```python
class DevicePipeline:
    def __init__(self, n_mels=64, vocab_size=500, niter=20, sample_rate=22050, n_fft=512, hop_length=128,
                 clustering_batch_size=10000, spectrogram_batch_size=5000, distributed=False,
                 process_group=None, backend=None, verbose=False, prune=True):
        self.n_mels, self.vocab_size, self.niter = n_mels, vocab_size, niter
        self.sample_rate, self.n_fft, self.hop_length = sample_rate, n_fft, hop_length
        self.clustering_batch_size = clustering_batch_size
        self.spectrogram_batch_size = spectrogram_batch_size
        self.distributed, self.process_group = distributed, process_group
        self.be = backend or default_backend()
        self.verbose = verbose
        self.prune = prune
        self.overlap_logmel = os.environ.get("AT_OVERLAP_LOGMEL", "1") != "0"
        self.beside_clips = int(os.environ.get("AT_BESIDE_CLIPS", "50"))
        self.world = 1
        if distributed:
            import torch.distributed as dist
            if dist.is_initialized():
                self.world = dist.get_world_size(process_group)

    def _frames(self, wave):
        be = self.be
        n_clips, L = wave.shape
        T = be.num_frames(L, self.hop_length)
        out = be.empty((n_clips * T, self.n_mels))
        step = self.spectrogram_batch_size
        for c0 in range(0, n_clips, step):
            c1 = min(n_clips, c0 + step)
            be.logmel(wave[c0:c1], self.sample_rate, self.n_fft, self.hop_length, self.n_mels,
                      frame_major=True, l2norm=True, out=out[c0 * T:c1 * T])
        return out, T

    def _frames_beside(self, wave_tr, wave_va, per_rank):
        be = self.be
        n_clips, L = wave_tr.shape
        T = be.num_frames(L, self.hop_length)
        main = torch.cuda.current_stream(be.device)
        if getattr(self, "_lm_stream", None) is None:
            self._lm_stream = be.background_stream() if os.environ.get("AT_BESIDE_PRIO", "1") != "0" else torch.cuda.Stream(device=be.device)
        side = self._lm_stream
        frames_tr = be.empty((n_clips * T, self.n_mels))
        n_va = 0 if wave_va is None else wave_va.shape[0]
        frames_va = be.empty((n_va * T, self.n_mels)) if n_va else None
        take_flag = hasattr(be, "logmel_nonfinite_take")
        if take_flag:
            be.logmel_nonfinite_take()

        def logmel(wave, frames, c0, c1):
            be.logmel(wave[c0:c1], self.sample_rate, self.n_fft, self.hop_length, self.n_mels, frame_major=True, l2norm=True,
                      out=frames[c0 * T:c1 * T])

        first = min(n_clips, per_rank)
        for c0 in range(0, first, self.spectrogram_batch_size):
            logmel(wave_tr, frames_tr, c0, min(first, c0 + self.spectrogram_batch_size))
        ready = [torch.cuda.Event()]
        ready[0].record(main)
        piece = self.beside_clips
        bad = None
        with torch.cuda.stream(side):
            side.wait_event(ready[0])
            for b0 in range(first, n_clips, per_rank):
                b1 = min(n_clips, b0 + per_rank)
                for c0 in range(b0, b1, piece):
                    logmel(wave_tr, frames_tr, c0, min(b1, c0 + piece))
                ev = torch.cuda.Event()
                ev.record(side)
                ready.append(ev)
            if take_flag:
                bad = be.logmel_nonfinite_take()
            for c0 in range(0, n_va, piece):
                logmel(wave_va, frames_va, c0, min(n_va, c0 + piece))
            done = torch.cuda.Event()
            done.record(side)
        return frames_tr, frames_va, T, ready, done, bad

    def overlaps_logmel(self, n_train_clips) -> bool:
        per_rank = max(1, self.clustering_batch_size // self.world)
        return (self.overlap_logmel and self.be.device.type == "cuda" and n_train_clips > per_rank and self.prune
                and self.vocab_size >= 1024 and self.n_mels in (64, 128))

    def run(self, wave_train, wave_val=None, timing=False) -> PipelineResult:
        be = self.be
        sync = be.synchronize if timing else (lambda: None)
        secs = {}
        per_rank = max(1, self.clustering_batch_size // self.world)

        t0 = time.perf_counter()
        take_flag = hasattr(be, "logmel_nonfinite_take")
        beside = not timing and self.overlaps_logmel(wave_train.shape[0])
        ready = done = None
        if beside:
            frames_tr, frames_va, T, ready, done, bad = self._frames_beside(
                be._f32(wave_train), be._f32(wave_val) if wave_val is not None and wave_val.shape[0] > 0 else None, per_rank)
        else:
            if take_flag:
                be.logmel_nonfinite_take()
            frames_tr, T = self._frames(be._f32(wave_train))
            bad = be.logmel_nonfinite_take() if take_flag else None
            frames_va = None
            if wave_val is not None and wave_val.shape[0] > 0:
                frames_va, _ = self._frames(be._f32(wave_val))
        sync(); secs["logmel"] = time.perf_counter() - t0

        t0 = time.perf_counter()
        km = Kmeans(self.n_mels, self.vocab_size, niter=self.niter, verbose=self.verbose,
                    distributed=self.distributed, process_group=self.process_group, backend=be)
        km.prune = self.prune
        n_clips = wave_train.shape[0]
        pending = []
        if bad is None:
            if done is not None:
                torch.cuda.current_stream(be.device).wait_event(done)
            bad = be.nonfinite_flag(frames_tr)
        for b, c0 in enumerate(range(0, n_clips, per_rank)):
            c1 = min(n_clips, c0 + per_rank)
            x = frames_tr[c0 * T:c1 * T]
            if ready is not None:
                torch.cuda.current_stream(be.device).wait_event(ready[b])
            km.train(x, init_centroids=None if b == 0 else km.centroids_device, sync=False, check_finite=False)
            pending.append(km._stats_pending)
        centroids = be.l2norm_rows(km.centroids_device)
        km.lend_grouping(centroids)
        sync(); secs["kmeans"] = time.perf_counter() - t0

        t0 = time.perf_counter()
        index = IndexFlatL2(self.n_mels, backend=be)
        index.prune = self.prune
        index.add(centroids)
        if done is not None:
            torch.cuda.current_stream(be.device).wait_event(done)
        tok_tr, _ = index.assign(frames_tr, want_dist=False)
        tok_va = be.empty((0,), torch.int64)
        if frames_va is not None:
            tok_va, _ = index.assign(frames_va, want_dist=False)
        sync(); secs["tokenize"] = time.perf_counter() - t0

        def over_ranks(flag):
            if self.world > 1:
                import torch.distributed as dist
                flag = flag.cpu() if dist.get_backend(self.process_group) == "gloo" else flag
                dist.all_reduce(flag, op=dist.ReduceOp.MAX, group=self.process_group)
            return bool(flag.item())

        if over_ranks(bad):
            if not take_flag or over_ranks(be.nonfinite_flag(frames_tr)):
                raise RuntimeError("Error: 'std::isfinite(x_in[i])' failed: input contains NaN's or Inf's")
        stats = [km._read_stats(*p) for p in pending if p is not None]
        return PipelineResult(centroids, tok_tr, tok_va, T, secs, stats)

    class _Feeder:

        def __init__(self, be, wave_host, chunk_clips):
            self.be, self.wave, self.chunk = be, wave_host, int(chunk_clips)
            L = wave_host.shape[1]
            self.pinned = wave_host.is_pinned()
            self.copy_stream = torch.cuda.Stream(device=be.device)
            self.dev = [torch.empty((self.chunk, L), dtype=torch.float32, device=be.device) for _ in range(2)]
            self.stage = None if self.pinned else [torch.empty((self.chunk, L), dtype=torch.float32).pin_memory()
# ... 84 lines not shown
```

+ + + + +

:: Activity ::
Search the data for "append" and list every line in which it occurs.

:: Task output ::
                ready.append(ev)
            pending.append(km._stats_pending)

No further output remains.